For people living in the northern hemisphere, the famous "W" in Cassiopeia and the big dipper or may be the first star pattern recognized as a child, while for people in the southern hemisphere, the Southern Cross may be the most famous and common. However, these stars are not the brightest!

Every star has its own life cycle. From the moment of its birth, the fate of the star has been doomed. Hydrogen is the most common element in the universe during the formation of each star. The fate of a star depends entirely on the mass of hydrogen contained in it. A star with only 8% of the mass of the sun can still ignite nuclear fusion in its core, fuse hydrogen into helium, and finally transfer the energy to the surface and release it into the universe. These low mass stars are dim red because of their low temperature, and can burn fuel slowly, with a life span of up to trillions of years.

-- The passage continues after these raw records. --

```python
class _Reparam(torch.autograd.Function):

    @staticmethod
    def forward(ctx, h2, eps, z_pre, link_box):
        ctx.set_materialize_grads(False)
        h2 = _chk(h2.contiguous(), name='h2')
        n, h = h2.shape[0], h2.shape[1] // 2
        eps = _chk(eps.contiguous(), name='eps')
        z = torch.empty(n, h, dtype=torch.float32, device=h2.device)
        v = torch.empty_like(z)
        m = torch.empty_like(z)
        ctx.link = None
        if z_pre is not None:
            z_pre = _chk(z_pre.contiguous(), name='z_pre')
            k = z_pre.shape[0] // 2
            ws = torch.empty(int(lib.load().gv_kl_workspace_bytes(n, h, k)) // 4, dtype=torch.float32, device=h2.device)
            resp = torch.empty(n, k, dtype=torch.float32, device=h2.device)
            lib.call('gv_reparam_kl_fwd', ptr(h2), ptr(eps), ptr(z_pre), ptr(z), ptr(v), ptr(m), ptr(resp), ptr(ws), n, h, k,
                     lib.stream())
            ctx.link = link_box[0] = KLLink(resp, ws, z_pre)
            ctx.save_for_backward(h2, eps, v, z, z_pre)
        else:
            lib.call('gv_reparam_fwd', ptr(h2), ptr(eps), ptr(z), ptr(v), ptr(m), n, h, lib.stream())
            ctx.save_for_backward(h2, eps, v)
        return z, m, v

    @staticmethod
    def backward(ctx, gz, gm, gv):
        link = ctx.link
        if link is not None and link.gkl is not None:
            h2, eps, v, z, z_pre = ctx.saved_tensors
            n, h = v.shape
            gz = None if gz is None else _chk(gz.contiguous(), name='gz')
            d_zp = _direct_flat(z_pre)
            gzp = d_zp if d_zp is not None else torch.empty_like(z_pre)
            gh2 = torch.empty_like(h2)
            lib.call('gv_reparam_kl_bwd', ptr(z), ptr(h2), ptr(v), ptr(eps), ptr(z_pre), ptr(link.resp), ptr(link.gkl),
                     float(link.gscale), float(link.z_extra), ptr(gz), ptr(gh2), ptr(gzp), 1 if d_zp is not None else 0,
                     ptr(link.ws), n, h, z_pre.shape[0] // 2, lib.stream())
            link.gkl = None
            if gm is not None or gv is not None:
                extra = torch.empty_like(h2)
                gm = None if gm is None else _chk(gm.contiguous(), name='gm')
                gv = None if gv is None else _chk(gv.contiguous(), name='gv')
                lib.call('gv_reparam_bwd', ptr(h2), ptr(eps), ptr(v), None, ptr(gm), ptr(gv), ptr(extra), n, h, lib.stream())
                gh2 += extra
            return gh2, None, (None if d_zp is not None else gzp), None
        h2, eps, v = ctx.saved_tensors[:3]
        n, h = v.shape
        gz = None if gz is None else _chk(gz.contiguous(), name='gz')
        gm = None if gm is None else _chk(gm.contiguous(), name='gm')
        gv = None if gv is None else _chk(gv.contiguous(), name='gv')
        gh2 = torch.empty_like(h2)
        lib.call('gv_reparam_bwd', ptr(h2), ptr(eps), ptr(v), ptr(gz), ptr(gm), ptr(gv), ptr(gh2), n, h, lib.stream())
        return gh2, None, None, None


def reparam(h2, eps, z_pre=None):
    if z_pre is None or not FUSE_REPARAM_KL:
        return _Reparam.apply(h2, eps, None, None)
    box = [None]
    z, m, v = _Reparam.apply(h2, eps, z_pre, box)
    z._gv_kl_link = box[0]
    return z, m, v


class _DistMultBCE(torch.autograd.Function):

    @staticmethod
    def forward(ctx, embed, w_rel, bias, labels, tidx):
        ctx.set_materialize_grads(False)
        embed, ld_e = _row_major(embed, 'embed')
        w_rel, ld_w = _row_major(w_rel, 'w_relation')
        labels = _chk(labels.reshape(-1), name='labels')
        T, h = tidx.T, embed.shape[1]
        if labels.numel() != T:
            raise ValueError('labels / triplets length mismatch')
        score = torch.empty(T, dtype=torch.float32, device=embed.device)
        loss = torch.empty((), dtype=torch.float32, device=embed.device)
        ws = torch.empty(1024, dtype=torch.float32, device=embed.device)
        lib.call('gv_distmult_bce_fwd', ptr(embed), ld_e, ptr(w_rel), ld_w, ptr(tidx.trip32), ptr(tidx.fwd_order),
                 ptr(labels), ptr(bias), ptr(score), ptr(loss), ptr(ws), T, h, lib.stream())
        ctx.save_for_backward(embed, w_rel, labels, score)
        ctx.tidx, ctx.has_bias = tidx, bias is not None
        ctx.mark_non_differentiable(score)
        return loss, score

    @staticmethod
    def backward(ctx, gloss, _gscore):
        if gloss is None:
            return None, None, None, None, None
        embed, w_rel, labels, score = ctx.saved_tensors
        tidx = ctx.tidx
        T, h = tidx.T, embed.shape[1]
        dev = embed.device
        gloss = _chk(gloss.reshape(1).contiguous(), name='gloss')
        dscore = torch.empty(T, dtype=torch.float32, device=dev)
        dbias = torch.empty((), dtype=torch.float32, device=dev) if ctx.has_bias else None
        ws = torch.empty(1024, dtype=torch.float32, device=dev)
        lib.call('gv_bce_grad', ptr(score), ptr(labels), ptr(gloss), ptr(dscore), None, None, None, ptr(dbias), ptr(ws), T,
                 lib.stream())
        g_embed = g_w = None
        if ctx.needs_input_grad[0]:
            g_embed = bdd_aggregate(tidx.inc, tidx.inc_other, tidx.inc_rel, dscore, tidx.inc_tid, embed, w_rel,
                                    h, 1, 1)
        if ctx.needs_input_grad[1]:
            g_w = bdd_grad_weight(tidx.rel, tidx.rel_s, tidx.rel_o, dscore, tidx.rel_tid, embed, embed, h, 1, 1)
        return g_embed, g_w, dbias, None, None


def distmult_bce(embed, w_rel, bias, labels, tidx):
    return _DistMultBCE.apply(embed, w_rel, bias, labels, tidx)


class _DistMultScore(torch.autograd.Function):

    @staticmethod
    def forward(ctx, embed, w_rel, tidx):
        embed, ld_e = _row_major(embed, 'embed')
        w_rel, ld_w = _row_major(w_rel, 'w_relation')
        T, h = tidx.T, embed.shape[1]
        score = torch.empty(T, dtype=torch.float32, device=embed.device)
# ... 637 lines not shown
```

### include/gcnvae.h

```cpp
#ifndef GCNVAE_H
#define GCNVAE_H

#include <stdint.h>

#ifdef __cplusplus
extern "C" {
#endif

typedef enum {
    GV_OK = 0,
    GV_ERR_NULL = -1,
    GV_ERR_SHAPE = -2,
    GV_ERR_ALIGN = -3,
    GV_ERR_WORKSPACE = -4
} gv_status;

enum { GV_ACT_NONE = 0, GV_ACT_RELU = 1 };

int gv_version(void);
const char* gv_last_error_string(void);

int gv_segment_items_count(const int32_t* rowptr, int n_seg, int chunk, int32_t* n_chunks, int32_t* n_slots,
                           int32_t* is_split, void* stream);
int gv_segment_items_fill(const int32_t* rowptr, int n_seg, int chunk, const int32_t* item_off,
                          const int32_t* slot_off, const int32_t* fix_off, int32_t* items ,
                          int32_t* fix , void* stream);

int gv_rgcn_bdd_aggregate(const int32_t* items, int n_items, const int32_t* fix, int n_fix,
                          const int32_t* nbr, const int32_t* etype, const float* coef, const int32_t* coef_idx,
                          const float* feat, int ld_feat, const float* weight, int num_rels, int num_bases,
                          int blk_in, int blk_out, int transpose_w, int weight_packed,
                          const float* addend, int ld_addend, int act, const uint8_t* keep, float keep_scale,
                          float* out, int ld_out, float* partial, void* stream);

int gv_rgcn_bdd_pack_supported(int num_bases, int blk_in, int blk_out, int transpose_w);
int gv_rgcn_bdd_pack_weight(const float* weight, int num_rels, int num_bases, int blk_in, int blk_out, int transpose_w,
                            float* packed, void* stream);
int gv_rgcn_bdd_pack_weight_pair(const float* weight, int num_rels, int num_bases, int blk_in, int blk_out, float* packed_fwd,
                                 float* packed_bwd, void* stream);

int gv_rgcn_bdd_phase_plan(int num_bases, int blk_in, int blk_out, int transpose_w, int num_rels, int lds_bytes,
                           int num_buffers, int rows_per_wave, int block_threads, int32_t* plan_host);
int gv_rgcn_bdd_pack_weight_phase(const float* weight, int num_rels, int num_bases, int blk_in, int blk_out, int transpose_w,
                                  float* packed, void* stream);
int gv_rgcn_bdd_aggregate_phases(const int32_t* off, const int32_t* nbr, const int32_t* meta, const float* coef,
                                 const int32_t* tile_items, int n_tiles, const int32_t* fix, int n_fix, const float* feat,
                                 int ld_feat, const float* weight_packed, int num_rels, int num_bases, int blk_in,
                                 int blk_out, int transpose_w, int rows_per_wave, int rels_per_phase, int num_buffers,
                                 int block_threads, const float* addend, int ld_addend, int act, const uint8_t* keep,
                                 float keep_scale, float* out, int ld_out, float* partial, void* stream);
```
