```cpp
int hfdl::select_device(int device)
{
	int n = 0;
	if (hipGetDeviceCount(&n) != hipSuccess || n <= 0)
		return fail(HFDL_GPU_ENODEV, "no HIP device visible: the HFDL front end has no CPU fallback");
	if (device < 0 || device >= n) return fail(HFDL_GPU_EINVAL, "device %d out of range (%d visible)", device, n);
	HIP_TRY(hipSetDevice(device));
	hipDeviceProp_t prop;
	HIP_TRY(hipGetDeviceProperties(&prop, device));
// ... 126 lines not shown
{
	if (!out || !centerfreqs || !freqs || !nch_per_rx) return fail(HFDL_GPU_EINVAL, "bad arguments: null pointer");
	*out = nullptr;
	if (nrx < 1 || nrx > HFDL_GPU_RECEIVERS_MAX) return fail(HFDL_GPU_EINVAL, "bad arguments: %d receivers (1 .. %d)", nrx, HFDL_GPU_RECEIVERS_MAX);
	for (int r = 0; r < nrx; r++)
		if (nch_per_rx[r] <= 0) return fail(HFDL_GPU_EINVAL, "bad arguments: receiver %d has %d channels", r, nch_per_rx[r]);
	if (sample_rate < 5400) return fail(HFDL_GPU_EINVAL, "sample rate must be >= 5400 (src/main.c:638-641)");
	for (int r = 0, c = 0; r < nrx; r++)
		for (int i = 0; i < nch_per_rx[r]; i++, c++)
			if (std::abs((int64_t)centerfreqs[r] - freqs[c]) >= sample_rate / 2)
				return nrx == 1 ? fail(HFDL_GPU_EINVAL, "channel %d Hz outside +-fs/2 of centre %d", freqs[c], centerfreqs[r])
				                : fail(HFDL_GPU_EINVAL, "channel %d (%d Hz) outside +-fs/2 of the centre %d of its receiver %d", c, freqs[c], centerfreqs[r], r);
	return 0;
}

extern "C" int hfdl_gpu_frontend_create(hfdl_gpu_frontend **out, int device, int32_t sample_rate, int32_t centerfreq,
		const int32_t *freqs, int32_t nch)
{
	if (!out || !freqs || nch <= 0) return fail(HFDL_GPU_EINVAL, "bad arguments");
	return hfdl_gpu_frontend_create_multi(out, device, sample_rate, 1, &centerfreq, freqs, &nch);
}

static int create_streams(hfdl_gpu_frontend *fe, const LabConfig &lab)
{
	CuPartition part = plan_cu_partition((int)fe->freqs.size(), Demod::workgroup_lds(), fe->fold_bound);
	if (!lab.cu_partition || lab.cu_split) part.on = false;
	if (part.on) {
		const hipError_t ea = fe->stream.create_on_cus(part.mask_fold), eb = fe->stream_b.create_on_cus(part.mask_demod);
		if (ea != hipSuccess || eb != hipSuccess) {
			fe->stream.reset(); fe->stream_b.reset();
			(void)hipGetLastError();
			(void)fail(0, "CU-masked streams refused (%s): the demodulators share the fold's CUs", hipGetErrorString(ea != hipSuccess ? ea : eb));
			part.on = false;
		}
	}
	fe->cu_partitioned = part.on;
	if (part.on) {
	} else if (lab.cu_split) {
		uint32_t mask_a[8] = {}, mask_b[8] = {};
		for (int i = 0; i < 256; i++)
			((((i >> 3) + i) % lab.cu_split) == 0 ? mask_b : mask_a)[i >> 5] |= 1u << (i & 31);
		CREATE_TRY(fe->stream.create_on_cus(mask_a));
		CREATE_TRY(fe->stream_b.create_on_cus(mask_b));
	} else {
		CREATE_TRY(fe->stream.create());
		CREATE_TRY(fe->stream_b.create());
	}
	if (lab.decode_stream) CREATE_TRY(fe->stream_d.create());
	else fe->stream_d.alias(fe->stream_b);
	fe->demod.separate_decode = fe->own_decode_stream();
	if (lab.fft_stream < 0 ? part.on : lab.fft_stream != 0) {
		if (part.on) CREATE_TRY(fe->stream_f.create_on_cus(part.mask_fold));
		else CREATE_TRY(fe->stream_f.create());
	} else fe->stream_f.alias(fe->stream);
	CREATE_TRY(fe->stream_c.create());
	return 0;
}

static int create_frontend(hfdl_gpu_frontend *fe, int32_t nrx, const int32_t *nch_per_rx)
{
	const int nch = (int)fe->freqs.size();
	const LabConfig lab = read_lab_config();
	if (!plan_block(fe->plan, fe->tbw, fe->decimation, 0.f)) return fail(HFDL_GPU_EINVAL, "fastddc planning failed");
	const Plan &pl = fe->plan;
	Geometry &g = fe->geo;
	g.n = pl.n; g.m = pl.m; g.pre = pl.pre; g.post = pl.post; g.scrap = pl.scrap; g.post_input_size = pl.post_input_size;
	g.overlap = pl.overlap; g.input_size = pl.input_size; g.outs = (pl.post_input_size + pl.post - 1) / pl.post + 1;
	g.nch = nch;
	g.tap_layout = (pl.m % 16) == 0 && (pl.pre % 8) == 0 ? TAPL_OCTET : TAPL_PLAIN;
	g.nch_pad = plan_receiver_slots(nch_per_rx, nrx, tap_layout_group(g.tap_layout), fe->rx_span);
	for (const RxSpan &r : fe->rx_span) fe->rx_host.push_back(make_int4(r.slot0, r.slots, r.chan0, r.nch));
	g.nrx = nrx;
	g.spec_rx_stride = pl.n;
	g.rx_host = fe->rx_host.data();
	g.tap_chan_stride = pl.m; g.tap_row_stride = (int64_t)g.nch_pad * pl.m;
	g.fold_tile = lab.fold_tile;
	fe->tap_layout.kind = g.tap_layout;
	fe->tap_layout.row_log = ilog2(pl.m); fe->tap_layout.row_stride = g.tap_row_stride;
	fe->prune_tol = g.tap_layout == TAPL_OCTET && nrx == 1 ? env_double("HFDL_GPU_FOLD_PRUNE", 1e-12, 1e-3, 0.0) : 0.0;
	fe->fold_bound = lab.fold_bound < 0 ? nch >= 128 : lab.fold_bound != 0;
	const float resamp_rate = (float)(1800 * 3) / ((float)fe->sample_rate / (float)fe->decimation);
	BatchOverrides ov;
	ov.demod_batch = (int)env_long("HFDL_GPU_DEMOD_BATCH", 1, 8, 0);
	ov.fold_batch = (int)env_long("HFDL_GPU_FOLD_BATCH", 1, hfdl_gpu_frontend::MAX_HALF, 0);
	ov.pruned = fe->prune_tol > 0;
	ov.fold_slices = lab.fold_slices;
	ov.no_ramp = !lab.fold_ramp;
	const BatchPlan bp = plan_batches(nch, nrx, pl.n, pl.input_size, fe->sample_rate, pl.pre, fe->fold_bound,
			[&](int want) { return Demod::fit_batch(g.outs, resamp_rate, want); }, ov);
	g.slices = bp.slices;
	g.rows_per_slice = pl.pre / g.slices;
	if (pl.m > 8192 || pl.m < 16) return fail(HFDL_GPU_ERANGE, "inverse FFT size %d unsupported", pl.m);

	if (int rc = create_streams(fe, lab)) return rc;
	for (int i = 0; i < 2; i++) {
		CREATE_TRY(fe->spec[i].own.create(EV_NO_TIMING));
		CREATE_TRY(fe->chan[i].own.create(EV_NO_TIMING));
		CREATE_TRY(fe->ev_demod[i].create(EV_NO_TIMING));
		for (DoneEvent &d : fe->dm[i]) CREATE_TRY(d.own.create(EV_NO_TIMING));
	}
	CREATE_TRY(fe->fft_done.own.create(EV_NO_TIMING));
	if (int rc = fe->fft.build(pl.n)) return rc;
	const size_t n = (size_t)pl.n;
	const size_t K = (size_t)nrx;
	for (int i = 0; i < 2; i++) {
		CREATE_TRY(fe->alloc(fe->d_hist[i], (size_t)pl.overlap * K));
		CREATE_TRY(hipMemsetAsync(fe->d_hist[i], 0, sizeof(float2) * (size_t)pl.overlap * K, fe->stream));
	}
	CREATE_TRY(fe->alloc(fe->d_work, n * K));
	CREATE_TRY(fe->alloc(fe->d_rx, K));
	CREATE_TRY(hipMemcpy(fe->d_rx, fe->rx_host.data(), sizeof(int4) * K, hipMemcpyHostToDevice));
	g.rx_tab = fe->d_rx;
	if (g.tap_layout == TAPL_OCTET) {
		static_assert(sizeof(FoldGroup) == sizeof(int4), "a FoldGroup entry is what the fold kernels load as an int4");
		const std::vector<FoldGroup> t = fold_group_tables(fe->rx_span, g.nch_pad / 8, FOLD_GROUP_MAX);
		CREATE_TRY(fe->alloc(fe->d_grp, t.size()));
		CREATE_TRY(hipMemcpy(fe->d_grp, t.data(), sizeof(int4) * t.size(), hipMemcpyHostToDevice));
		g.grp_tab = fe->d_grp;
	}
	CREATE_TRY(fe->alloc(fe->d_taps, n * (size_t)g.nch_pad));
	CREATE_TRY(fe->alloc(fe->d_nco, (size_t)nch));
	CREATE_TRY(hipMemsetAsync(fe->d_nco, 0, sizeof(NcoState) * (size_t)nch, fe->stream));
	CREATE_TRY(fe->alloc(fe->d_ph_cont, (size_t)nch));
	CREATE_TRY(fe->alloc(fe->d_cc, (size_t)nch));
	fe->mem.emplace_back();
	if (int rc = upload_twiddles(pl.m, fe->mem.back())) return rc;
	fe->d_tw_m = fe->mem.back().as<float2>();
	if (prepare_ifft_nco(pl.m) != hipSuccess)
		return fail(HFDL_GPU_EHIP, "inverse FFT of %d points: LDS attribute refused: %s", pl.m, hipGetErrorString(hipGetLastError()));
	if (int rc = build_taps(fe)) return rc;
	if (fe->prune_tol > 0 && g.tap_layout == TAPL_OCTET)
		if (int rc = build_fold_windows(fe)) return rc;
	CREATE_TRY(hipMemcpy(fe->d_cc, fe->cc.data(), sizeof(ChanConst) * (size_t)nch, hipMemcpyHostToDevice));
	fe->fold_nb = bp.fold_nb;
	if (int rc = fe->demod.init(nch, g.outs, resamp_rate, fe->freqs.data(), fe->stream, bp.batch_want)) return rc;
	fe->batch = fe->demod.batch;
	fe->half_blocks = bp.half_blocks;
	fe->half_first = fe->half_target = bp.half_first;
	fe->n_stage = bp.n_stage;
	for (int i = 0; i < fe->n_stage; i++) {
		CREATE_TRY(fe->ev_stage_ready[i].create(EV_NO_TIMING));
		CREATE_TRY(fe->ev_stage_free[i].create(EV_NO_TIMING));
	}
	const size_t hb = (size_t)fe->half_blocks;
	CREATE_TRY(fe->alloc(fe->d_spec, fe->spec_stride() * 2 * hb));
	CREATE_TRY(fe->alloc(fe->d_partial, fe->partial_stride() * hb));
	CREATE_TRY(fe->alloc(fe->d_ph, fe->ph_stride() * 2 * hb));
	CREATE_TRY(fe->alloc(fe->d_nco_snap, (size_t)nch * 2 * hb));
	CREATE_TRY(fe->alloc(fe->d_chan_all, 2 * hb * (size_t)nch * g.outs));
	CREATE_TRY(fe->alloc(fe->d_cnt_all, 2 * hb * (size_t)nch));
	CREATE_TRY(hipMemsetAsync(fe->d_cnt_all, 0, sizeof(int) * 2 * hb * (size_t)nch, fe->stream));
	CREATE_TRY(hipStreamSynchronize(fe->stream));
	return 0;
}
// ... 31 lines not shown
```

### dumphfdl_amd/csrc/frontend_query.cpp

```cpp
#include <algorithm>
#include <cstdarg>
#include <cstdio>
#include <cstring>
#include <mutex>
#include "frontend.h"

using namespace hfdl;

static thread_local char g_err[512] = "";

int hfdl::fail(int code, const char *fmt, ...)
{
	va_list ap;
	va_start(ap, fmt);
	vsnprintf(g_err, sizeof(g_err), fmt, ap);
	va_end(ap);
	return code;
}

int hfdl::fail_hip(hipError_t e, bool alloc, const char *expr, const char *file, int line)
{
	return fail(alloc && e == hipErrorOutOfMemory ? HFDL_GPU_ENOMEM : HFDL_GPU_EHIP, "%s: %s (%s:%d)", expr, hipGetErrorString(e), file, line);
}

// ... 33 lines not shown
	memset(g, 0, sizeof(*g));
	fill_block_geometry(p, g);
	g->decimation = decimation;
	g->transition_bw = transition_bw;
	return 0;
}

extern "C" int hfdl_gpu_frontend_channel_receiver(const hfdl_gpu_frontend *fe, int32_t channel, int32_t *rx, int32_t *centerfreq)
{
	if (!fe || !rx || !centerfreq) return fail(HFDL_GPU_EINVAL, "null argument");
	if (channel < 0 || channel >= fe->geo.nch) return fail(HFDL_GPU_EINVAL, "channel %d out of range (%d channels)", channel, fe->geo.nch);
	*rx = fe->rx_of[(size_t)channel];
	*centerfreq = fe->rx_center[(size_t)*rx];
	return 0;
}


static std::mutex g_pinned_lock;
static std::vector<std::pair<const char *, size_t>> g_pinned;

bool hfdl::is_library_pinned(const void *p, size_t bytes)
{
	std::lock_guard<std::mutex> lk(g_pinned_lock);
	for (auto &r : g_pinned)
		if ((const char *)p >= r.first && (const char *)p + bytes <= r.first + r.second) return true;
	return false;
}

extern "C" int hfdl_gpu_host_alloc(void **ptr, size_t bytes)
{
	if (!ptr || !bytes) return fail(HFDL_GPU_EINVAL, "bad arguments");
	HIP_TRY(hipHostMalloc(ptr, bytes, hipHostMallocDefault));
	std::lock_guard<std::mutex> lk(g_pinned_lock);
	g_pinned.emplace_back((const char *)*ptr, bytes);
	return 0;
}

extern "C" void hfdl_gpu_host_free(void *ptr)
{
	if (!ptr) return;
	{
		std::lock_guard<std::mutex> lk(g_pinned_lock);
		for (size_t i = 0; i < g_pinned.size(); i++)
			if (g_pinned[i].first == (const char *)ptr) { g_pinned.erase(g_pinned.begin() + (long)i); break; }
	}
	(void)hipHostFree(ptr);
}


extern "C" int hfdl_gpu_frontend_input_done(hfdl_gpu_frontend *fe)
{
	if (!fe) return fail(HFDL_GPU_EINVAL, "null argument");
	HIP_TRY(hipSetDevice(fe->device));
	HIP_TRY(hipStreamSynchronize(fe->stream_c));
	return 0;
}
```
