@@ -857,14 +1006,14 @@
 
 def build(dt, wave_epi=False, last_block=False, stamps=False, dds=False, ds=False,
           sdd=False, nt=False, tt=False, bar2=False, tn=False, ddstt=False, il=False,
-          ks=False, tp=False):
+          ks=False, tp=False, st=False):
     VARIANT.update(dds=dds, ds=ds, sdd=sdd, nt=nt, tt=tt, bar2=bar2, tn=tn, ddstt=ddstt,
-                   il=il, ks=ks, tp=tp)
+                   il=il, ks=ks, tp=tp, st=st)
     try:
         return _build(dt, wave_epi, last_block, stamps)
     finally:
         VARIANT.update(dds=False, ds=False, sdd=False, nt=False, tt=False, bar2=False,
-                       tn=False, ddstt=False, il=False, ks=False, tp=False)
+                       tn=False, ddstt=False, il=False, ks=False, tp=False, st=False)
 
 
 def _build(dt, wave_epi, last_block, stamps):
@@ -902,13 +1051,17 @@
     if early:
         body += ["s_cmp_eq_u32 s61, %[clbf]", "s_cbranch_scc1 L_clbf_%=",
                  "s_cmp_eq_u32 s61, %[clbc]", "s_cbranch_scc1 L_clbc_%="]
-    if last_block:
+    if last_block or VARIANT["st"]:
         body += ["s_cmp_eq_u32 s61, 1", "s_cbranch_scc0 L_cont_%=",
                  "s_bitcmp1_b32 %[flags], 1", "s_cbranch_scc1 L_last_%=",
                  "L_cont_%=:"]
     body += ["s_cmp_lg_u32 s61, 0", "s_cbranch_scc1 L_loop_%=",
              "s_branch L_exit_%="]
-    if last_block:
+    if VARIANT["st"]:
+        body.append("L_last_%=:")
+        body += stream_last_block(dt, cvt, stamps)
+        body.append("s_branch L_end_%=")
+    elif last_block:
         body.append("L_last_%=:")
         if stamps:
             body.append("s_memrealtime %[r1]")
@@ -935,8 +1088,12 @@
         if stamps:
             body.append("s_memrealtime %[r1]")
         body += ["s_nop 7", "s_nop 7"]
-        body += epilogue_collect_pre(cvt)
-        body.append("s_branch L_done_%=")
+        if VARIANT["st"]:
+            body += epilogue_collect_pre_il(cvt)
+            body.append("s_branch L_end_%=")
+        else:
+            body += epilogue_collect_pre(cvt)
+            body.append("s_branch L_done_%=")
     body.append("L_pub_%=:")
     if stamps:
         body += ["s_memrealtime %[r3]", "s_waitcnt lgkmcnt(0)"]
@@ -1073,9 +1230,30 @@
     return "\n".join(lines) + "\n"
 
 
+def render_stream():
+    lines = ["// generated by sputnik_amd/csrc/gen_dsd4w.py --stream -- do not edit", ""]
+    for dt in ("f16", "bf16"):
+        for name, stamped in (("_W5", False), ("_W5_T", True)):
+            lines.append(f"#define DSD4W_ASM_{dt.upper()}{name} \\")
+            lines += [f'  "{ins}\\n" \\'
+                      for ins in build(dt, True, False, stamped, ds=True, il=True, st=True)]
+            lines += ['  ""', ""]
+    EPI_NO_STORES[0] = True
+    try:
+        for name, il in (("_W2_T_NS", False), ("_W4_T_NS", True)):
+            lines.append(f"#define DSD4W_ASM_F16{name} \\")
+            lines += [f'  "{ins}\\n" \\'
+                      for ins in build("f16", True, False, True, ds=True, il=il)]
+            lines += ['  ""', ""]
+    finally:
+        EPI_NO_STORES[0] = False
+    return "\n".join(lines) + "\n"
+
+
 def main():
-    with open(sys.argv[1], "w") as f:
-        f.write(render())
+    stream = sys.argv[1] == "--stream"
+    with open(sys.argv[2 if stream else 1], "w") as f:
+        f.write(render_stream() if stream else render())
 
 
 if __name__ == "__main__":
diff --git a/sputnik_amd/csrc/knobs.cpp b/sputnik_amd/csrc/knobs.cpp
--- a/sputnik_amd/csrc/knobs.cpp
+++ b/sputnik_amd/csrc/knobs.cpp
@@ -18,7 +18,7 @@
     {"pair_xcd2", "SPUTNIK_AMD_PAIR_XCD2", 3, 0, 3},
     {"split", "SPUTNIK_AMD_SPLIT", 1, 0, 1},
     {"split_min_bn", "SPUTNIK_AMD_SPLIT_MIN_BN", 128, 0, 1 << 20},
-    {"dsd4w", "SPUTNIK_AMD_DSD4W", 1, 0, 7},
+    {"dsd4w", "SPUTNIK_AMD_DSD4W", 1, 0, 8},
     {"grouped_sdd", "SPUTNIK_AMD_GROUPED_SDD", 1, 0, 1},
     {"grouped_min_per_cu", "SPUTNIK_AMD_GROUPED_MIN_PER_CU", 4, 0, 1 << 20},
     {"tall", "SPUTNIK_AMD_TALL", 1, 0, 2},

But the greater the mass, the higher the core temperature of the star, and the larger the region where nuclear fusion takes place. When a star reaches the mass of the sun, it is a class G star with a life cycle of only 10 billion years. If the mass is twice that of the sun, it is a class A star with bright blue and a life span of less than 2billion years. If the cores of the most massive stars (class O and class B stars) run out of hydrogen fuel, it will only take a few million years. There is no doubt that heavier, hotter stars are inherently brighter. A typical class A star may be 20 times brighter than the sun, and the largest star may be tens of thousands of times brighter than the sun!

Eventually, for every star, no matter how it starts to glow and heat, its core will run out of hydrogen fuel in a limited time.

When the star runs out of hydrogen fuel, it begins to burn heavier elements and expand into a red giant star, which is cooler but brighter than the original star.